Оюки высвободилась и отступила.

Сибирцев сложил бумаги и оделся, закутав горло шарфом.

Случалось, в знак благодарности и как бы в приливе чувств, особенно после уроков русского языка, которые ей очень нравились, Оюки сама целовала его в щеку. После долгой разлуки, когда он вернулся из Симода с дипломатических переговоров, Оюки влепила ему поцелуй при всех офицерах. Но все это как бы детские шалости…

В прихожей, где японцы обычно оставляют обувь, чуть теплился фонарь, Алексей опять увидел Оюки. Она замерла, словно в испуге. Чуть слышался аромат ее духов. Ее губы близки, словно вытянуты к нему, ее глаза блестели. Она, как во сне, тронула его руку и отступила в почтительном поклоне. Посветила ему фонарем, чтобы не оступиться на двух больших дощатых ступеньках.

Он вышел на улицу. Ветер, горы, слегка плещется волна в бухте.

«Право, скучная сцена!» – подумал Алексей. Он знал, что, может быть, если бы встретил ее в иной обстановке, такую красивую и яркую, увлекся бы не на шутку… Чистая, умная… Но «если бы» и «если бы». Вечное «если бы»… Порядочность? Долг? Честь?

Священник отец Махов, надевавший шляпу в прихожей офицерского дома, спросил:

– Откуда вы, Алексей Николаевич? Что собираетесь делать? Ужинать?

– Да я из чертежной… Ужинал там.

– Привыкаете к их блюдам?

– Да, я люблю их стол. Креветки особенно. А вы куда?

– К своим японским коллегам.

Все знали, что отец Василий Махов дружит с японскими бонзами.

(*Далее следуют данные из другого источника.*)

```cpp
template <int A, int B, int C>
__device__ __forceinline__ void canny_step(const CannyBand& c, int t, uint32_t (&px)[3][3], CannyH (&H)[3], int (&M)[3], CannyG (&G)[3])
{
    const int p = c.y0 - 2 + t;
    if ((t & 15) == 0) canny_halo_chunk(c, t);
    H[C] = canny_hterms(px[C][0], px[C][1], px[C][2]);
    canny_fetch(c, p + 3, px[C]);
    if (t < 2) return;
    {
        const int y = p - 1;
        const cn_s2 zero = { 0, 0 };
        CannyG g;
        g.dx_br = canny_a_plus_2b(H[A].d_br, H[B].d_br) + H[C].d_br;
        g.dy_br = H[C].s_br - H[A].s_br;
        g.dx_g = H[A].d_g + 2 * H[B].d_g + H[C].d_g;
        g.dy_g = H[C].s_g - H[A].s_g;
        const cn_s2 m_br = __builtin_elementwise_max(g.dx_br, zero - g.dx_br) + __builtin_elementwise_max(g.dy_br, zero - g.dy_br);
        g.m_g = abs(g.dx_g) + abs(g.dy_g);
        g.m_br = __builtin_bit_cast(uint32_t, m_br);
        const int best = max(max((int)(g.m_br & 0xffffu), (int)(g.m_br >> 16)), g.m_g);
        M[C] = (c.in_image && y >= 0 && y < c.Hc) ? best : 0;
        G[C] = g;
    }
    const int yn = p - 2;
    if (yn < c.y0 || yn >= c.y_end) return;
    const int m = M[B];
    const unsigned long long over = __ballot(m > c.low);
    unsigned long long keep = 0ull, hi = 0ull;
    if (over != 0ull) {
        const int* hl = c.halo + (yn - c.y0 + 1);
        const int up = M[A], dn = M[C];
        const int mL = canny_from_left(m, hl[0]), mR = canny_from_right(m, hl[64]);
        const int upL = canny_from_left(up, hl[-1]), upR = canny_from_right(up, hl[63]);
        const int dnL = canny_from_left(dn, hl[1]), dnR = canny_from_right(dn, hl[65]);
        const CannyG g = G[B];
        const int m_b = (int)(g.m_br & 0xffffu), m_r = (int)(g.m_br >> 16);
        const bool take_g = g.m_g > m_b;
        const bool take_r = m_r > max(m_b, g.m_g);
        const int xs = take_r ? (int)g.dx_br.y : (take_g ? g.dx_g : (int)g.dx_br.x);
        const int ys = take_r ? (int)g.dy_br.y : (take_g ? g.dy_g : (int)g.dy_br.x);
        const int TG22 = (int)(0.4142135623730950488016887242097 * (1 << 15) + 0.5);
        const int ax = abs(xs), ay = abs(ys) << 15;
        int tg22x;
        asm("v_mul_u32_u24 %0, %1, %2" : "=v"(tg22x) : "v"(ax), "v"(TG22));
        const int tg67x = tg22x + (ax << 16);
        const bool neg = (xs ^ ys) < 0;
        const unsigned long long keep_h = __ballot(m > mL) & __ballot(m >= mR);
        const unsigned long long keep_v = __ballot(m > up) & __ballot(m >= dn);
        const unsigned long long keep_d = __ballot(m > (neg ? upR : upL)) & __ballot(m > (neg ? dnL : dnR));
        const unsigned long long is_h = __ballot(ay < tg22x), is_v = __ballot(ay > tg67x) & ~is_h;
        keep = over & ((is_h & keep_h) | (is_v & keep_v) | (~(is_h | is_v) & keep_d));
        hi = keep & __ballot(m > c.high);
    }
    if (c.st_ok) {
        const int o = (yn * c.Ww + (c.x0 >> 5)) * 4;
        const bool second = c.lane != 0;
        __builtin_amdgcn_raw_buffer_store_b32(second ? (uint32_t)(keep >> 32) : (uint32_t)keep, c.rs_weak, (int)c.st_off, o, 0);
        __builtin_amdgcn_raw_buffer_store_b32(second ? (uint32_t)(hi >> 32) : (uint32_t)hi, c.rs_strong, (int)c.st_off, o, 0);
    }
}

#ifndef LF_CANNY_WAVES
#define LF_CANNY_WAVES 7
#endif
__global__ __launch_bounds__(256) __attribute__((amdgpu_waves_per_eu(LF_CANNY_WAVES, LF_CANNY_WAVES))) void k_canny_nms(CannyParams p, int n_units, int n_strips, int n_bands,
                                                   const uint32_t* __restrict__ bgr, uint32_t* __restrict__ strong,
                                                   uint32_t* __restrict__ weak)
{
    __shared__ int halo[4][128];
    int b = (int)blockIdx.x;
    {
        const int per_frame = (n_strips * n_bands + 3) / 4;
        const int full = (n_units / (n_strips * n_bands)) / 8 * 8 * per_frame;
        if (b < full) {
            const int grp = b / (8 * per_frame), r = b - grp * 8 * per_frame;
            b = (grp * 8 + (r & 7)) * per_frame + (r >> 3);
        }
    }
    const int wave = __builtin_amdgcn_readfirstlane((int)(threadIdx.x >> 6));
    const int per_frame_u = n_strips * n_bands, wg_per_frame = (per_frame_u + 3) / 4;
    const int f = b / wg_per_frame, uf = (b - f * wg_per_frame) * 4 + wave;
    if (uf >= per_frame_u || f * per_frame_u >= n_units) return;
    const int u = uf;
    CannyBand c;
    c.lane = (int)(threadIdx.x & 63u);
    const int strip = u % n_strips, band = u / n_strips;
    c.W = p.W; c.Hc = p.Hc; c.Ww = p.Ww; c.low = p.low; c.high = p.high;
    c.img = bgr + (size_t)f * p.Hc * p.W;
    c.rsrc = __builtin_amdgcn_make_buffer_rsrc(const_cast<uint32_t*>(c.img), 0, p.Hc * p.W * 4, 0x00020000);
    c.rs_weak = __builtin_amdgcn_make_buffer_rsrc(weak + (size_t)f * p.Hc * p.Ww, 0, p.Hc * p.Ww * 4, 0x00020000);
    c.rs_strong = __builtin_amdgcn_make_buffer_rsrc(strong + (size_t)f * p.Hc * p.Ww, 0, p.Hc * p.Ww * 4, 0x00020000);
    c.x0 = strip * 64; c.y0 = band * CB_R; c.y_end = min(c.y0 + CB_R, p.Hc);
    const int x = c.x0 + c.lane;
    c.in_image = x < p.W;
    c.st_ok = c.lane < 2 && (c.x0 >> 5) + c.lane < p.Ww;
    c.st_off = 4u * (uint32_t)c.lane;
    const int xm = min(x, p.W - 1);
    c.xm = 4u * (uint32_t)xm; c.xl = 4u * (uint32_t)max(xm - 1, 0); c.xr = 4u * (uint32_t)min(xm + 1, p.W - 1);
    c.halo = halo[threadIdx.x >> 6];
    uint32_t px[3][3];
    CannyH H[3];
    int M[3] = { 0, 0, 0 };
    CannyG G[3];
    canny_fetch(c, c.y0 - 2, px[0]);
    canny_fetch(c, c.y0 - 1, px[1]);
    canny_fetch(c, c.y0, px[2]);
    const int steps = (c.y_end - c.y0) + 4;
    for (int t = 0; t < steps; t += 3) {
        canny_step<1, 2, 0>(c, t, px, H, M, G);
        canny_step<2, 0, 1>(c, t + 1, px, H, M, G);
        canny_step<0, 1, 2>(c, t + 2, px, H, M, G);
    }
}

void launch_canny(const CannyParams& p, const uint32_t* bgr, int n_frames, uint32_t* strong, uint32_t* weak,
                  hipStream_t s)
{
    const int n_strips = (p.W + 63) / 64, n_bands = (p.Hc + CB_R - 1) / CB_R;
    const int n_units = n_strips * n_bands * n_frames;
    const int wg_per_frame = (n_strips * n_bands + 3) / 4;
    hipLaunchKernelGGL(k_canny_nms, dim3(wg_per_frame * n_frames), dim3(256), 0, s, p, n_units, n_strips, n_bands, bgr, strong, weak);
}

__device__ __forceinline__ uint32_t fill_up(uint32_t w, uint32_t s) { return (((w + s) ^ w) & w) | s; }

__global__ __launch_bounds__(1024) void k_hysteresis(CannyParams p, uint32_t* __restrict__ strong,
                                                      const uint32_t* __restrict__ weak)
{
    extern __shared__ uint32_t lds[];
    const int nw = p.Hc * p.Ww;
    uint32_t* S = lds;
    uint32_t* Wk = lds + nw;
    const int f = blockIdx.x;
    uint32_t* gs = strong + (size_t)f * nw;
    const uint32_t* gw = weak + (size_t)f * nw;
    for (int i = threadIdx.x; i < nw; i += blockDim.x) { S[i] = gs[i]; Wk[i] = gw[i]; }
    __syncthreads();
    const int Ww = p.Ww;
    for (int iter = 0; iter < 65536; ++iter) {
        int changed = 0;
        uint32_t upd[8];
#pragma unroll
        for (int cnt = 0; cnt < 8; ++cnt) {
            const int i = threadIdx.x + cnt * 1024;
            upd[cnt] = 0;
            if (i >= nw) continue;
            int y = i / Ww, x = i - y * Ww;
            uint32_t w = Wk[i];
            uint32_t cur = S[i];
            uint32_t acc = 0;
            if (w) {
#pragma unroll
                for (int dy = -1; dy <= 1; ++dy) {
                    int yy = y + dy;
                    if (yy < 0 || yy >= p.Hc) continue;
                    const uint32_t* row = S + yy * Ww;
                    uint32_t c = row[x];
                    uint32_t l = x > 0 ? row[x - 1] : 0u;
                    uint32_t r = x + 1 < Ww ? row[x + 1] : 0u;
                    acc |= c | (c << 1) | (c >> 1) | (l >> 31) | (r << 31);
                }
                uint32_t s = acc & w;
                s = fill_up(w, s);
                s = __brev(fill_up(__brev(w), __brev(s)));
// ... 214 lines not shown
```

### lane_slam_amd/csrc/k_debug.hip

```cpp
#include "common.h"

namespace lf {

__global__ void k_detmath(int which, const double* __restrict__ a, const double* __restrict__ b,
                          double* __restrict__ y, int n)
{
    int i = blockIdx.x * blockDim.x + threadIdx.x;
    if (i >= n) return;
    double x = a[i], z = b ? b[i] : 0.0, r = 0.0;
    switch (which) {
    case 0: r = dm::dexp(x); break;
    case 1: r = dm::dlog(x); break;
    case 2: r = dm::dsin(x); break;
    case 3: r = dm::dcos(x); break;
    case 4: r = dm::datan(x); break;
    case 5: r = dm::dasin(x); break;
    case 6: r = dm::dlog10(x); break;
    case 7: r = dm::dsinh_small(x); break;
    case 8: r = dm::datan2(x, z); break;
    case 9: r = dm::dpow(x, z); break;
    case 10: r = dm::dsqrt(x); break;
    case 11: r = x / z; break;
    case 12: r = (double)dm::fast_atan2_deg((float)x, (float)z); break;
    case 13: r = (double)dm::fsqrt((float)x); break;
    case 14: r = (double)dm::fdiv((float)x, (float)z); break;
    default: r = 0.0;
    }
    y[i] = r;
}
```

– Что же вы будете делать? Пойдемте со мной, Алексей Николаевич. Познакомитесь с новым для вас интересным обществом, чем здесь скучать и томиться; вечер еще велик. Все равно читать нечего! «Да и оставит на время свою отроковицу», – подумал он.

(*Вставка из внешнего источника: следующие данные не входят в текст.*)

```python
class DPVUpsampleNet(_PackedWeightsMixin, nn.Module):

    def __init__(self, C0, C1, C2, D=64, upsample_D=False):
        super().__init__()
        cin = D + C0
        D0 = 2 * D if upsample_D else D
        D1 = 2 * D0 if upsample_D else D
        self.conv0 = _conv_lrelu(cin, cin)
        self.conv0_1 = _conv_lrelu(cin, cin)
        self.trans_conv0 = _deconv_lrelu(cin, D0)
        self.conv1 = _conv_lrelu(D0 + C1, D0 + C1)
        self.conv1_1 = _conv_lrelu(D0 + C1, D0 + C1)
        self.trans_conv1 = _deconv_lrelu(D0 + C1, D1)
        self.conv2 = _conv_lrelu(D1 + C2, D1 + C2)
        self.conv2_1 = _conv_lrelu(D1 + C2, D1)
        self.conv2_2 = nn.Conv2d(D1, D1, kernel_size=3, stride=1, padding=1, bias=True)
        self._init()

    def _init(self):
        for m in self.modules():
            if isinstance(m, nn.Conv2d):
                fan = m.kernel_size[0] * m.kernel_size[1] * m.out_channels
                m.weight.data.normal_(0, math.sqrt(2.0 / fan))
            elif isinstance(m, nn.ConvTranspose2d):
                n = m.kernel_size[1]
                factor = (n + 1) // 2
                center = factor - 1 if n % 2 == 1 else factor - 0.5
                og = np.ogrid[:n, :n]
                bil = (1 - abs(og[0] - center) / factor) * (1 - abs(og[1] - center) / factor)
                m.weight.data.copy_(torch.from_numpy(bil))

    def _widths(self):
        D = self.conv2_2.out_channels
        C0 = self.conv0[0].in_channels - D
        C1 = self.conv1[0].in_channels - D
        C2 = self.conv2[0].in_channels - D
        ok = 1 <= D <= 128 and (C0, C1, C2) == (64, 32, 3) and self.trans_conv0[0].out_channels == D \
            and self.trans_conv1[0].out_channels == D and self.conv2_1[0].out_channels == D
        return (D, 64 if D <= 64 else 128, C0, C1, C2) if ok else None

    def _levels(self):
        wd = self._widths()
        if wd is not None:
            return ((wd[0], wd[1]),) * 3
        D = self.conv0[0].in_channels - 64
        D0, D1 = self.trans_conv0[0].out_channels, self.conv2_2.out_channels
        ok = D in (32, 64) and (D0, D1) == (2 * D, 4 * D) and self.conv1[0].in_channels == D0 + 32 \
            and self.trans_conv1[0].out_channels == D1 and self.conv2[0].in_channels == D1 + 3 and self.conv2_1[0].out_channels == D1
        return ((D, 64), (D0, D0), (D1, D1)) if ok else None

    deconv_kernels = ("wino", "direct")
    _FEATS = (64, 32, 3)

    def mfma_ok(self, dpv):
        return dpv.is_cuda and not torch.is_grad_enabled() and dpv.dtype == torch.float32

    def _embedded(self):
        lv = self._levels()
        C0, C1, C2 = self._FEATS
        mods = {"conv0": self.conv0[0], "conv0_1": self.conv0_1[0], "trans_conv0": self.trans_conv0[0], "conv1": self.conv1[0],
                "conv1_1": self.conv1_1[0], "trans_conv1": self.trans_conv1[0], "conv2": self.conv2[0], "conv2_1": self.conv2_1[0],
                "conv2_2": self.conv2_2}
        if all(d == dp for d, dp in lv):
            return {k: (m.weight.detach(), m.bias.detach()) for k, m in mods.items()}
        dev = self.conv2_2.weight.device
        cat = lambda l, C: (torch.cat((torch.arange(lv[l][0], device=dev), lv[l][1] + torch.arange(C, device=dev))), lv[l][1] + C)
        plain = lambda l: (torch.arange(lv[l][0], device=dev), lv[l][1])
        io = {"conv0": cat(0, C0) + cat(0, C0), "conv0_1": cat(0, C0) + cat(0, C0), "trans_conv0": cat(0, C0) + plain(1),
              "conv1": cat(1, C1) + cat(1, C1), "conv1_1": cat(1, C1) + cat(1, C1), "trans_conv1": cat(1, C1) + plain(2),
              "conv2": cat(2, C2) + cat(2, C2), "conv2_1": cat(2, C2) + plain(2), "conv2_2": plain(2) + plain(2)}
        out = {}
        for k, m in mods.items():
            in_idx, cin_p, out_idx, cout_p = io[k]
            w, b = m.weight.detach(), m.bias.detach()
            tr = isinstance(m, nn.ConvTranspose2d)
            if tr:
                w = w.transpose(0, 1)
            t = w.new_zeros((w.shape[0], cin_p) + tuple(w.shape[2:]))
            t[:, in_idx] = w
            wp = w.new_zeros((cout_p, cin_p) + tuple(w.shape[2:]))
            wp[out_idx] = t
            bp = b.new_full((cout_p,), -1e30 if k == "conv2_2" else 0.0)
            bp[out_idx] = b
            out[k] = ((wp.transpose(0, 1) if tr else wp).contiguous(), bp)
        return out

    def _rnet_packed(self):
        from . import ops
        cache = self.__dict__.setdefault("_pk_cache", {})
        key = tuple((p.data_ptr(), p._version) for p in self.parameters())
        if cache.get("key") == key:
            return cache["val"]
        pad16 = lambda c: (c + 15) // 16 * 16
        pad32 = pad16
        emb = self._embedded()

        def deconv(name):
            w, b = emb[name]
            res = {}
            for pa in (0, 1):
                for pb in (0, 1):
                    ky = [3, 1] if pa == 0 else [2, 0]
                    kx = [3, 1] if pb == 0 else [2, 0]
                    wph = w[:, :, ky][:, :, :, kx].permute(1, 0, 2, 3)
                    res[(pa, pb)] = [(ops.conv_pack_weights(wph[c0:c0 + 64].contiguous()), b[c0:c0 + 64].contiguous(), 64, c0, 64)
                                     for c0 in range(0, w.shape[1], 64)]
            res["all"] = [(torch.cat([res[(pa, pb)][i][0] for pa in (0, 1) for pb in (0, 1)]),) + res[(0, 0)][i][1:]
                          for i in range(len(res[(0, 0)]))]
            cin_p = pad16(w.shape[0])
            res["wino"] = None
            if cin_p % 32 == 0 and w.shape[1] % 64 == 0:
                wi = w.new_zeros((cin_p,) + tuple(w.shape[1:]))
                wi[:w.shape[0]] = w
                res["wino"] = [(ops.conv_wino_rnet_deconv_pack(ops.conv_wino_pack(ops.deconv_phase_weights(wi[:, c0:c0 + 64])), cin_p),
                                b[c0:c0 + 64].contiguous(), 64, c0, 64) for c0 in range(0, w.shape[1], 64)]
            return res

        def wino(name):
            w, b = emb[name]
            cin_p, cout_p = pad32(w.shape[1]), (w.shape[0] + 63) // 64 * 64
            wp = w.new_zeros(cout_p, cin_p, 3, 3)
            wp[:w.shape[0], :w.shape[1]] = w
            bp = b.new_zeros(cout_p)
            bp[:w.shape[0]] = b
            extra = w.shape[0] % 64
            if 0 < extra <= 4 and w.shape[0] > 64:
                full = w.shape[0] - extra
                few = wp[full:full + extra].reshape(extra, cin_p // 16, 16, 9).permute(1, 3, 0, 2).contiguous()
                return (ops.conv_wino_pack(wp[:full].contiguous()), bp[:full].contiguous(), full, full,
                        ("few", few, bp[full:full + extra].contiguous(), extra, full))
            if 0 < extra <= 32 and w.shape[0] > 64:
                full = w.shape[0] - extra
                tail = wp.new_zeros(64, cin_p, 3, 3)
                tail[:extra] = wp[full:full + extra]
                return (ops.conv_wino_pack(wp[:full].contiguous()), bp[:full].contiguous(), full, full,
                        (ops.conv_wino_pack(tail), bp[full:full + 32].contiguous(), 32, extra, full))
            return (ops.conv_wino_pack(wp.contiguous()), bp.contiguous(), cout_p, w.shape[0])

        val = {"t0": deconv("trans_conv0"), "t1": deconv("trans_conv1")}
        for name in ("conv0", "conv0_1", "conv1", "conv1_1", "conv2", "conv2_1", "conv2_2"):
            val[name + "_w"] = wino(name)
        cache["key"], cache["val"] = key, val
        return val

    def _rnet_buffers(self, n, h, w, dev):
        cache = self.__dict__.setdefault("_buf_cache", {})
        key = (n, h, w, str(dev))
        if key not in cache:
            for k in [k for k in cache if k[1:] != key[1:]]:
                del cache[k]
            (D, Dp), (_, Dp1), (_, Dp2) = self._levels()
            C0, C1, C2 = self._FEATS
            z = lambda *shape: torch.zeros(shape, dtype=torch.float32, device=dev)
            p32 = lambda c: (c + 15) // 16 * 16
            w0, w1, w2 = p32(Dp + C0), p32(Dp1 + C1), p32(Dp2 + C2)
            cache[key] = {"x0": z(n, h, w, w0), "a0": z(n, h, w, w0), "b0": z(n, h, w, w0),
                          "c1": z(n, 2 * h, 2 * w, w1), "a1": z(n, 2 * h, 2 * w, w1), "b1": z(n, 2 * h, 2 * w, w1),
                          "c2": z(n, 4 * h, 4 * w, w2), "g2": z(n, 4 * h, 4 * w, w2), "h2": z(n, 4 * h, 4 * w, Dp2)}
            if D != Dp:
                cache[key]["dpv"] = torch.full((n, Dp, h, w), float("-inf"), dtype=torch.float32, device=dev)
        return cache[key]

    def forward_log(self, dpv_log, img_features):
        first = dpv_log[0] if isinstance(dpv_log, (list, tuple)) else dpv_log
        if not self.mfma_ok(first):
            if isinstance(dpv_log, (list, tuple)):
                dpv_log = torch.cat(list(dpv_log), dim=0)
            return self.forward(torch.exp(dpv_log), img_features)
        from . import ops
        lv = self._levels()
        if lv is None:
            raise _no_kernel("this R-Net (image-feature widths other than 64 / 32 / 3, more than 128 candidates, or candidate "
                             "up-sampling from other than 32 or 64 candidates)")
        (D, Dp), (_, Dp1), (Dl, Dpl) = lv
        quarter, half, full = img_features
        if isinstance(dpv_log, (list, tuple)):
            vols = [v[i:i + 1] for v in dpv_log for i in range(v.shape[0])]
        else:
            vols = [dpv_log[i:i + 1] for i in range(dpv_log.shape[0])]
        n = len(vols)
        _, _, h, w = vols[0].shape
        if n > 2:
            return torch.cat([self.forward_log(vols[i:i + 2], img_features).clone() for i in range(0, n, 2)], dim=0)
        if tuple(quarter.shape) != (1, 64, h, w) or tuple(half.shape) != (1, 32, 2 * h, 2 * w) or tuple(full.shape) != (1, 3, 4 * h, 4 * w):
            raise ValueError("forward_log: features of ONE image at 1/4, 1/2 and full resolution ([1,64,h,w], [1,32,2h,2w], [1,3,4h,4w]) expected")
        dev = first.device
        pk, buf = self._rnet_packed(), self._rnet_buffers(n, h, w, dev)

        def deconv(x, layer, out):
            wino = self.deconv_kernels[0] == "wino" and layer["wino"] is not None \
                and ops.conv_wino_rnet_deconv_supported(x.shape[0], x.shape[1], x.shape[2], x.shape[3], out.shape[-1])
            for wp, bias, wdt, c0, valid in layer["wino" if wino else "all"]:
                if wino:
                    ops.conv_wino_rnet_deconv(x, wp, out, bias=bias, ycoff=c0, cout_valid=valid)
                else:
                    ops.conv2d_rnet(x, wp, wdt, bias=bias, out=out, ldy=out.shape[-1], ycoff=c0, cout_valid=valid, mode=3)
            return out

        def conv_w(x, name, out=None, lrelu=True):
            wt = pk[name + "_w"]
            out = ops.conv_wino_rnet(x, wt[0], wt[2], bias=wt[1], lrelu=lrelu, out=out, cout_valid=wt[3])
            if len(wt) > 4:
                t = wt[4]
                if t[0] == "few":
                    ops.conv2d_few(x, t[1], bias=t[2], lrelu=lrelu, out=out, ycoff=t[4])
                else:
                    ops.conv_wino_rnet(x, t[0], t[2], bias=t[1], lrelu=lrelu, out=out, ycoff=t[4], cout_valid=t[3])
            return out

        if D != Dp:
            for b in range(n):
                buf["dpv"][b, :D].copy_(vols[b][0])
            vols = [buf["dpv"][b:b + 1] for b in range(n)]
        q_cl = quarter.permute(0, 2, 3, 1)
        x = buf["x0"]
        for b in range(n):
            if q_cl.is_contiguous():
                ops.rnet_pack(vols[b][0].contiguous(), q_cl[0], feat_planar=False, out=x[b:b + 1])
            else:
                ops.rnet_pack(vols[b][0].contiguous(), quarter[0].contiguous(), feat_planar=True, out=x[b:b + 1])
        x = conv_w(conv_w(x, "conv0", buf["a0"]), "conv0_1", buf["b0"])
        c1 = buf["c1"]
        deconv(x, pk["t0"], c1)
        ops.scatter_channels(half[0], c1, Dp1)
        x = conv_w(conv_w(c1, "conv1", buf["a1"]), "conv1_1", buf["b1"])
        c2 = buf["c2"]
        deconv(x, pk["t1"], c2)
        ops.scatter_channels(full[0], c2, Dpl)
        x = conv_w(conv_w(c2, "conv2", buf["g2"]), "conv2_1", buf["h2"])
        y = ops.logsoftmax_rows(conv_w(x, "conv2_2", None, lrelu=False)).permute(0, 3, 1, 2)
        return y if Dl == Dpl else y[:, :Dl]

    def forward(self, dpv_raw, img_features):
        quarter, half, full = img_features
        from .autograd import LogSoftmaxCL, cat_cl, conv2d_module, conv_transpose2d_module, padded_in_width

        def cl(m, x):
            return conv2d_module(m[0], x, act_slope=0.01)

        def tl(m, x):
            return conv_transpose2d_module(m[0], x, act_slope=0.01)
        x = cl(self.conv0_1, cl(self.conv0, cat_cl([dpv_raw, quarter], padded_in_width(self.conv0[0]))))
        x = tl(self.trans_conv0, x)
        x = cl(self.conv1_1, cl(self.conv1, cat_cl([x, half], padded_in_width(self.conv1[0]))))
        x = tl(self.trans_conv1, x)
        x = conv2d_module(self.conv2[0], cat_cl([x, full], padded_in_width(self.conv2[0])), keep_width=True, act_slope=0.01)
        x = conv2d_module(self.conv2_2, cl(self.conv2_1, x))
        if LogSoftmaxCL.supported(x) and x.permute(0, 2, 3, 1).is_contiguous():
            return LogSoftmaxCL.apply(x)
        return torch.log_softmax(x, dim=1)


def dgf_host(dmap, img_guide, w1, b1, w2, b2, eps=1e-8):
    n, _, h, w = dmap.shape
    H, W = img_guide.shape[2:]
    dt, dev = dmap.dtype, dmap.device

    def table(lo, hi):
        num = torch.arange(hi, dtype=torch.int64, device=dev) * (lo - 1)
        i0 = num // (hi - 1)
        lam = (num % (hi - 1)).to(dt) / float(hi - 1)
        return i0, torch.clamp(i0 + 1, max=lo - 1), lam
    r0, r1, lr = table(h, H)
    c0, c1, lc = table(w, W)
    lr, lc = lr.view(1, 1, H, 1), lc.view(1, 1, 1, W)
    top, bot = dmap[:, :, r0], dmap[:, :, r1]
    y = (1 - lr) * ((1 - lc) * top[..., c0] + lc * top[..., c1]) + lr * ((1 - lc) * bot[..., c0] + lc * bot[..., c1])
    x = F.conv2d(torch.relu(F.conv2d(img_guide.to(dt), w1.reshape(64, 3, 1, 1).to(dt), b1.reshape(64).to(dt))),
                 w2.reshape(1, 64, 1, 1).to(dt), b2.reshape(1).to(dt))

    def window(t):
        p = F.pad(t, (1, 1, 1, 1))
        return torch.stack([p[..., dy:dy + H, dx:dx + W] for dy in range(3) for dx in range(3)])
    inside = window(torch.ones((1, 1, H, W), dtype=dt, device=dev))
    N = inside.sum(0)
    wx, wy = window(x), window(y)
    mx, my = wx.sum(0) / N, wy.sum(0) / N
    cx, cy = (wx - mx) * inside, (wy - my) * inside
    A = ((cx * cy).sum(0) / N) / ((cx * cx).sum(0) / N + eps)
    b = my - A * mx
    return (window(A).sum(0) / N) * x + window(b).sum(0) / N


class DGFRefineNet(nn.Module):

    def __init__(self, in_channels):
        super().__init__()
        if in_channels != 3:
# ... 32 lines not shown
```

### neuralrgbd_amd/ops.py

```python
import ctypes
import typing

import numpy as np
import torch

from . import _lib

DIST = {"L2": 0, "L1": 1}
GENERATION = {None: 0, "auto": 0, "gather": 1, "lds": 2, "quad": 3}


def _need(t, name, shape=None, strided=False):
    if not isinstance(t, torch.Tensor):
        raise TypeError("%s must be a torch.Tensor" % name)
    if not t.is_cuda:
        raise _lib.NrgbdError("%s is on %s: the plane-sweep path runs on the GPU only "
                              "(no CPU fallback)" % (name, t.device))
    if t.dtype != torch.float32:
        raise TypeError("%s must be float32, got %s" % (name, t.dtype))
    if shape is not None and tuple(t.shape) != tuple(shape):
        raise ValueError("%s has shape %s, expected %s" % (name, tuple(t.shape), tuple(shape)))
    return t if (strided or t.is_contiguous()) else t.contiguous()
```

Видя кислое выражение на его лице, отец Василий добавил:

– Вы скажете: что же интересного в японских попах? Да вы пойдите посмотрите сначала, а потом уж выносите приговор. Не понравится – в любое время можете уйти, дадут вам провожатого.

Как будто что-то толкнуло Алексея в грудь. «Не пора ли мне, однако, сойти с одной дорожки… Может быть, новое общество и новые наблюдения рассеют меня. А то живешь тут, ничего не видишь!»

Отец Василий в начищенных сапогах, в новой соломенной шляпе, с огромным зонтом: как у рисосеятеля. Борода выхолена и надушена японскими травяными духами. Вид свежий, недаром каждый день купается в реке, идущей с гор!

Зажгли фонари и вышли. Следом кто-то спешил с фонарем. Огромная фигура Можайского выросла в ночи на фоне бухты.

– Я с вами, господа. Возьмите меня…

– Пожалуйте, пожалуйте! – ответил отец Махов. Можайский сказал, что слыхал за перегородкой, как Алексея уговаривали, позавидовал и сам поддался.

– А если опять польет, окаянный, – оглядывая небо в звездах и складывая зонт, сказал отец Василий. – Они все ждут землетрясения!

Храм стоял на отлете, за рисовыми полями. Войдя в ворота, путники поднялись по ступенькам, и отец Василий умело откатил широкую входную дверь. Главное помещение храма, где собираются молящиеся, темно и пусто, какой-то человек поднялся с пола и поклонился вошедшим. Сквозь дверь в боковой стене слышались голоса, и на бумажной перегородке виднелась тень женщины.

Махов провел офицеров в другую, соседнюю дверь. В большой узкой комнате стояли столики, за которыми в полутьме сидели и разговаривали люди. При тусклом свете фонаря один из них поднялся и сказал Сибирцеву:

– Здравия желаю, Алексей Николаевич, пожалуйте к нам. Милости просим, Александр Федорович.

– Александр Иванович? – удивился Сибирцев, узнавая артиллерийского кондуктора Григорьева.

– Так точно, Алексей Николаевич… Унтер-офицер Григорьев, честь имею!